### Assigned task
Report every line of the entries that contains the word "unsigned".

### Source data
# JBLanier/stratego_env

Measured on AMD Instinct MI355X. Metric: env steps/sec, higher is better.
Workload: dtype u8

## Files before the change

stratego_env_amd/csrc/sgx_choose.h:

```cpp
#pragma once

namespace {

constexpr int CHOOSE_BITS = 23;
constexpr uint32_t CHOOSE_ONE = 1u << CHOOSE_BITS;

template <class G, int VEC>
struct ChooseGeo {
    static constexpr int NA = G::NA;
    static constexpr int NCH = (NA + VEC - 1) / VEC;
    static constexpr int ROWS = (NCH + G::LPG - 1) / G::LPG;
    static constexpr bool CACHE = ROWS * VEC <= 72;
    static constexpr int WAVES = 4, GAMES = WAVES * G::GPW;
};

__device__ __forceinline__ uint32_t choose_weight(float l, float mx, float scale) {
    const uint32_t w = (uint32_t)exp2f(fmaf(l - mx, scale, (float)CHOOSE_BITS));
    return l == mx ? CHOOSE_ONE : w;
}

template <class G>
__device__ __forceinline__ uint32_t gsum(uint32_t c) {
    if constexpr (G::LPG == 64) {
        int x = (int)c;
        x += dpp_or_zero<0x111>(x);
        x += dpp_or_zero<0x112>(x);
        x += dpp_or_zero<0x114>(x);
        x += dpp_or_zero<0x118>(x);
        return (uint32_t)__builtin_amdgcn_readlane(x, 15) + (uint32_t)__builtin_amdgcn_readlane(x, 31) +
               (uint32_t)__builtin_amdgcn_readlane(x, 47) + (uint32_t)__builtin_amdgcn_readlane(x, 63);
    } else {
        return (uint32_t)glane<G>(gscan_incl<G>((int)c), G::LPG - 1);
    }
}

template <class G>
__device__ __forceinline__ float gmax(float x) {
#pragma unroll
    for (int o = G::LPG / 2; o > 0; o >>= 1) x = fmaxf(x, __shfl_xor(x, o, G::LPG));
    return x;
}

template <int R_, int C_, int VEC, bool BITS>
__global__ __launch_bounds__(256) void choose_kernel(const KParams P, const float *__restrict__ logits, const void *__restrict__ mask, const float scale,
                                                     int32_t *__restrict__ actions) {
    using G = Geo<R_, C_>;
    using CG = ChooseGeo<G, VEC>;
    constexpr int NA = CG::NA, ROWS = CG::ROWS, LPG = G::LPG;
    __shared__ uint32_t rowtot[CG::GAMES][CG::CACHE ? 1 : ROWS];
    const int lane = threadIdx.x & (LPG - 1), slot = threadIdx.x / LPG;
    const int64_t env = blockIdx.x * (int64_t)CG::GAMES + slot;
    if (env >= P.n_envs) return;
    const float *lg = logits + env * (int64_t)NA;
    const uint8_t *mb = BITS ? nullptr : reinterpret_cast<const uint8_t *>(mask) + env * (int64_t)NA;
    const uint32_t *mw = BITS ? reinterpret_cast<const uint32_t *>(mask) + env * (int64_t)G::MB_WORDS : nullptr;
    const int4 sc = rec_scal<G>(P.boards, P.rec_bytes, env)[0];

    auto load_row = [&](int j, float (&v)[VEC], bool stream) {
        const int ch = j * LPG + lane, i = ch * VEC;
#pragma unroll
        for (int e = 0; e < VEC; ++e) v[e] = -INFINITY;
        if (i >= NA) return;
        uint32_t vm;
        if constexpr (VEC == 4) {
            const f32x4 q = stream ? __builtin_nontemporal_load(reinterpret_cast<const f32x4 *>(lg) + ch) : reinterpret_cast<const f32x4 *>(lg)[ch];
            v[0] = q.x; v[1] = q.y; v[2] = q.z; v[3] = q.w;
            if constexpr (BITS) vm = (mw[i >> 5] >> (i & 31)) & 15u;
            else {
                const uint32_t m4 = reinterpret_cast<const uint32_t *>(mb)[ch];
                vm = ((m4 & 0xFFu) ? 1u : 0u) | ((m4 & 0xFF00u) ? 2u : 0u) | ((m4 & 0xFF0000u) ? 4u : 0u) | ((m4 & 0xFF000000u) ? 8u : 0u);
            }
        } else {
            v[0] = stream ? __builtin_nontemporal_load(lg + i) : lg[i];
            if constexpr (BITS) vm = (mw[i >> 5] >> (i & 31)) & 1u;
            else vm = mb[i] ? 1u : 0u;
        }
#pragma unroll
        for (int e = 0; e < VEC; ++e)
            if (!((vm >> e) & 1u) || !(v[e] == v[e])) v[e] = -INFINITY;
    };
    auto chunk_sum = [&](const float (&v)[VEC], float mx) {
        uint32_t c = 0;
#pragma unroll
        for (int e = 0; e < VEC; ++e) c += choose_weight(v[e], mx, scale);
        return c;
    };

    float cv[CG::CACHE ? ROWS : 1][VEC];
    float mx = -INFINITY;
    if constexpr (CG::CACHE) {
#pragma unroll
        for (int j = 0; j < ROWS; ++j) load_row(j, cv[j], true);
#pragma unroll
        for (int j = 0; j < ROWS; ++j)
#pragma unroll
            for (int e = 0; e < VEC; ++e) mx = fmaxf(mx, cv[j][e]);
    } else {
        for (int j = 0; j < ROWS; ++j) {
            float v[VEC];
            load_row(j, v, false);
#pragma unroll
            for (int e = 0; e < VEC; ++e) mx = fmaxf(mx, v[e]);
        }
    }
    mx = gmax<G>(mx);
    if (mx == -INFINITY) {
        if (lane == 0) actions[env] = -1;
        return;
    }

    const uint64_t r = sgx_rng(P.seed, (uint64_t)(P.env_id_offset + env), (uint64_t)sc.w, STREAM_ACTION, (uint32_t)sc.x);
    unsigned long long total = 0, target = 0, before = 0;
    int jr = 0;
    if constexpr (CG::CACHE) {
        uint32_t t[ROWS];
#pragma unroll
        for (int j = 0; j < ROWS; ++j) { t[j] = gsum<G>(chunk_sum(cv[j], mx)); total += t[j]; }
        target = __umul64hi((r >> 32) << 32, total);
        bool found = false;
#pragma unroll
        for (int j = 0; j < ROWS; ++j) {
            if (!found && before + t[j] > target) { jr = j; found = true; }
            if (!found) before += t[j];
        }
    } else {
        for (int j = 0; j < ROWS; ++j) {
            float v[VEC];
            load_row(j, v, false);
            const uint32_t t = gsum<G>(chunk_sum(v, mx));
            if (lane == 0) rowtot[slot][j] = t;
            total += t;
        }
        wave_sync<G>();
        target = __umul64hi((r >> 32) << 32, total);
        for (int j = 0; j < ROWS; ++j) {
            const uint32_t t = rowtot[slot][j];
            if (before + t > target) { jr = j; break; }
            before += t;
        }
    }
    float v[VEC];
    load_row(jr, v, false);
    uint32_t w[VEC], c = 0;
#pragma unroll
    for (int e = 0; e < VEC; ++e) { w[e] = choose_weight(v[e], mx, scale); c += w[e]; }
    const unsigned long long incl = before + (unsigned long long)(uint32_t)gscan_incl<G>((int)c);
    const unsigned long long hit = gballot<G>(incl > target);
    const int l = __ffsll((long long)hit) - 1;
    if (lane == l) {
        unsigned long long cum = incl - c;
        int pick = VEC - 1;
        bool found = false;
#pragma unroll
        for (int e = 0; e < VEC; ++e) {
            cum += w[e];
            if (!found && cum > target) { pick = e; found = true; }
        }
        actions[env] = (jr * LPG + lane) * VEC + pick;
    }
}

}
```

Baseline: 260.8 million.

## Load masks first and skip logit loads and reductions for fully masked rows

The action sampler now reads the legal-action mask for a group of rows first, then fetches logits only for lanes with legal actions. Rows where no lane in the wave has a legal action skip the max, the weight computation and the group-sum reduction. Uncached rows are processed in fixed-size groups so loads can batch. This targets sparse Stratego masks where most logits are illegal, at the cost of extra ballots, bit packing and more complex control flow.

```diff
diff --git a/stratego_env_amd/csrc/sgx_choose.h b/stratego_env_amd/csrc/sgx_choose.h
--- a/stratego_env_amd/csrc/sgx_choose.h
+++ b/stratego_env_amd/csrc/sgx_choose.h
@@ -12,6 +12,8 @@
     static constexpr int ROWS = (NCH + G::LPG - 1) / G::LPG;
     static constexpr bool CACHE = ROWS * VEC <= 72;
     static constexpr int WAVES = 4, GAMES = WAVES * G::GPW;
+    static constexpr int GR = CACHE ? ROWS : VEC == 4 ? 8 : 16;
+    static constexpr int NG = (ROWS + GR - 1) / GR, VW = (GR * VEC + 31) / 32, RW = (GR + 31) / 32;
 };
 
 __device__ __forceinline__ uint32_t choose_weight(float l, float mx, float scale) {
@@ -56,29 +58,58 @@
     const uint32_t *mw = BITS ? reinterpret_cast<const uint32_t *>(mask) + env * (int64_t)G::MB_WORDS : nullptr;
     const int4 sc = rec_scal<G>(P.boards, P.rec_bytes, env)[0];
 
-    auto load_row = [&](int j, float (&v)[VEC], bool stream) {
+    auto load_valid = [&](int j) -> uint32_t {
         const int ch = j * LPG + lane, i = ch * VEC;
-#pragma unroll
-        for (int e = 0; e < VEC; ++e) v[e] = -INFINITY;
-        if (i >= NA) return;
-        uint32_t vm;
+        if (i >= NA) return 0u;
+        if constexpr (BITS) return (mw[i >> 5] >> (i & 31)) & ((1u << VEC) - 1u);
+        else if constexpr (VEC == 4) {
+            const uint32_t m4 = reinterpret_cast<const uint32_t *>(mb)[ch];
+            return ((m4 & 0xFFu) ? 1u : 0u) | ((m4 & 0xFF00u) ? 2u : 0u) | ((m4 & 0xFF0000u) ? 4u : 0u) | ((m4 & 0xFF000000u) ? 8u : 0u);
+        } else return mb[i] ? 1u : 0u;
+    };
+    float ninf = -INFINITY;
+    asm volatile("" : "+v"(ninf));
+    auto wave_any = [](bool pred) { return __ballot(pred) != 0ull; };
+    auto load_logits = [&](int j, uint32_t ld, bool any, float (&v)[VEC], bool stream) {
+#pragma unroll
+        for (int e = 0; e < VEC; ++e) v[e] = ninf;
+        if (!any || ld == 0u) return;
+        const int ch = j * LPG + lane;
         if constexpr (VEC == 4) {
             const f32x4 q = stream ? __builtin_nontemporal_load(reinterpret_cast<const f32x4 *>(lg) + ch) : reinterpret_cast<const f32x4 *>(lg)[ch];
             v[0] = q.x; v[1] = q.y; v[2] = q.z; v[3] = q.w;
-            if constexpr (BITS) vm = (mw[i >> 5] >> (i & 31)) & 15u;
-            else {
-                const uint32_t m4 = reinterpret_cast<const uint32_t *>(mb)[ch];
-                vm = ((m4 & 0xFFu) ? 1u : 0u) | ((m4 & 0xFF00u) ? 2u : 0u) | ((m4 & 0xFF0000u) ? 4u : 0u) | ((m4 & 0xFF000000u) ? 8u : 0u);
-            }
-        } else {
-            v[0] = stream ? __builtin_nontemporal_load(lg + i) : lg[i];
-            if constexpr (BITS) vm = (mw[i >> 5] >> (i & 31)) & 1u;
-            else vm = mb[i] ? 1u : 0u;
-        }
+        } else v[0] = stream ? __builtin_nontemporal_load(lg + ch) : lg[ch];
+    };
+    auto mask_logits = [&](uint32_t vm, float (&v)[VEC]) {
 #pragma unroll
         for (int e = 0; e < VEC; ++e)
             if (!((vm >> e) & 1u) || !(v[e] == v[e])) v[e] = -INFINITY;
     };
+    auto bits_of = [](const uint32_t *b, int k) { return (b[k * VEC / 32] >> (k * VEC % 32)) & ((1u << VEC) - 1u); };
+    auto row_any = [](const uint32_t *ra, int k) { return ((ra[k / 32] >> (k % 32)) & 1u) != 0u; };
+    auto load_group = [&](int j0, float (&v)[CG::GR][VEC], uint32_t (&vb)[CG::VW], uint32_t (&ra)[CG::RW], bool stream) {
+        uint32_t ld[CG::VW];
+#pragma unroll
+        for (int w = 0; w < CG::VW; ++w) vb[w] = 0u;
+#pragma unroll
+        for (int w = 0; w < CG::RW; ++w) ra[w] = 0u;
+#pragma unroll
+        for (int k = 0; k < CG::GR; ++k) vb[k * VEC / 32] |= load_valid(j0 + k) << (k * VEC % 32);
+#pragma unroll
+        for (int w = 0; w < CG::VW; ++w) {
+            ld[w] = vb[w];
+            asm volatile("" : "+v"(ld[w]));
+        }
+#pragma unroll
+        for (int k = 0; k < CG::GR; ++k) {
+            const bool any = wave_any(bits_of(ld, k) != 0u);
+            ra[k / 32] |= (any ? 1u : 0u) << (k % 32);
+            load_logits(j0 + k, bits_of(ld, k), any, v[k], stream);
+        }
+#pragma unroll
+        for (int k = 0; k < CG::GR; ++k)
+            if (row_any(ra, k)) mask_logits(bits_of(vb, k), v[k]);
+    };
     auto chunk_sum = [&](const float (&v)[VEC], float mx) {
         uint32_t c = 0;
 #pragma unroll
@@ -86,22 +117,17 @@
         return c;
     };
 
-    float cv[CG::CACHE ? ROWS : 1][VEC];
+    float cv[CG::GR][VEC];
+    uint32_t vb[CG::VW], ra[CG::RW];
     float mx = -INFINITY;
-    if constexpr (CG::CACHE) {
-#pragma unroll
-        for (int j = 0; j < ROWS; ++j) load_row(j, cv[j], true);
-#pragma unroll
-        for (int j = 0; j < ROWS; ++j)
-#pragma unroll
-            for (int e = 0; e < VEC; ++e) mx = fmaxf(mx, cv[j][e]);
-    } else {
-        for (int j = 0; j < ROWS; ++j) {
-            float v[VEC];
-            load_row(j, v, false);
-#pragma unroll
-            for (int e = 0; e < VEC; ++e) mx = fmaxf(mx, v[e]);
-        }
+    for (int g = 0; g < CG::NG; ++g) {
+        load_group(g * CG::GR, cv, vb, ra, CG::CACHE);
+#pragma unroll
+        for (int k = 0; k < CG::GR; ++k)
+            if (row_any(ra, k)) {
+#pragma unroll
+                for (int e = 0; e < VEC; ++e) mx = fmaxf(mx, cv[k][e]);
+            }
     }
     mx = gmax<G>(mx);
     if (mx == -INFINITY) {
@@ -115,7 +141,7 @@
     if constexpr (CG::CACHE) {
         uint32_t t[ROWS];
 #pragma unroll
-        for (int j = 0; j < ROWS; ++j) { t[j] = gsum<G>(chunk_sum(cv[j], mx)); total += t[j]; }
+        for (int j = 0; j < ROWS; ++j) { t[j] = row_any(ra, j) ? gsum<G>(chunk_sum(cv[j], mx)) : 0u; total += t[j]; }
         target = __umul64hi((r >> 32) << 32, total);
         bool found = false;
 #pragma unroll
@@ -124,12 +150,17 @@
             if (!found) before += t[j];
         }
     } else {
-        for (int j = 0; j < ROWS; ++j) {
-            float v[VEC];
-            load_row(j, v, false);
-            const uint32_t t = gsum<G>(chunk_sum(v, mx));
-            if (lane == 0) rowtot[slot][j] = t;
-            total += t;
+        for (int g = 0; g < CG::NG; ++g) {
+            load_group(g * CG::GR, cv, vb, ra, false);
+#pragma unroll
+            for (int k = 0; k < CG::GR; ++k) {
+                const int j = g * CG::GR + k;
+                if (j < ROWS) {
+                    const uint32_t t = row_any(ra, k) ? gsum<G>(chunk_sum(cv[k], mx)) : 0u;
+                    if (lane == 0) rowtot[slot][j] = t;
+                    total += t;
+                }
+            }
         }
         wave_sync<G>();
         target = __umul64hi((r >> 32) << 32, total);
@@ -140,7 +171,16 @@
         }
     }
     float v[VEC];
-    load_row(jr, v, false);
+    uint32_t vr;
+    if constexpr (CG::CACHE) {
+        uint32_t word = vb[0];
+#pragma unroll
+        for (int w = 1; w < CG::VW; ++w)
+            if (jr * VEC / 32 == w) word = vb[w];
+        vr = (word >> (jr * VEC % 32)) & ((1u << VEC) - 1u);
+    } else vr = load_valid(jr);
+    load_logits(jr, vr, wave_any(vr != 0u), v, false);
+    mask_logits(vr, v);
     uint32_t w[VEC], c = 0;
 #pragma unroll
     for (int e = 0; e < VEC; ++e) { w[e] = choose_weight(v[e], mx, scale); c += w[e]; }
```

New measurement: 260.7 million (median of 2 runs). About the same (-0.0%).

### Your response
    unsigned long long total = 0, target = 0, before = 0;
    const unsigned long long incl = before + (unsigned long long)(uint32_t)gscan_incl<G>((int)c);
    const unsigned long long hit = gballot<G>(incl > target);
        unsigned long long cum = incl - c;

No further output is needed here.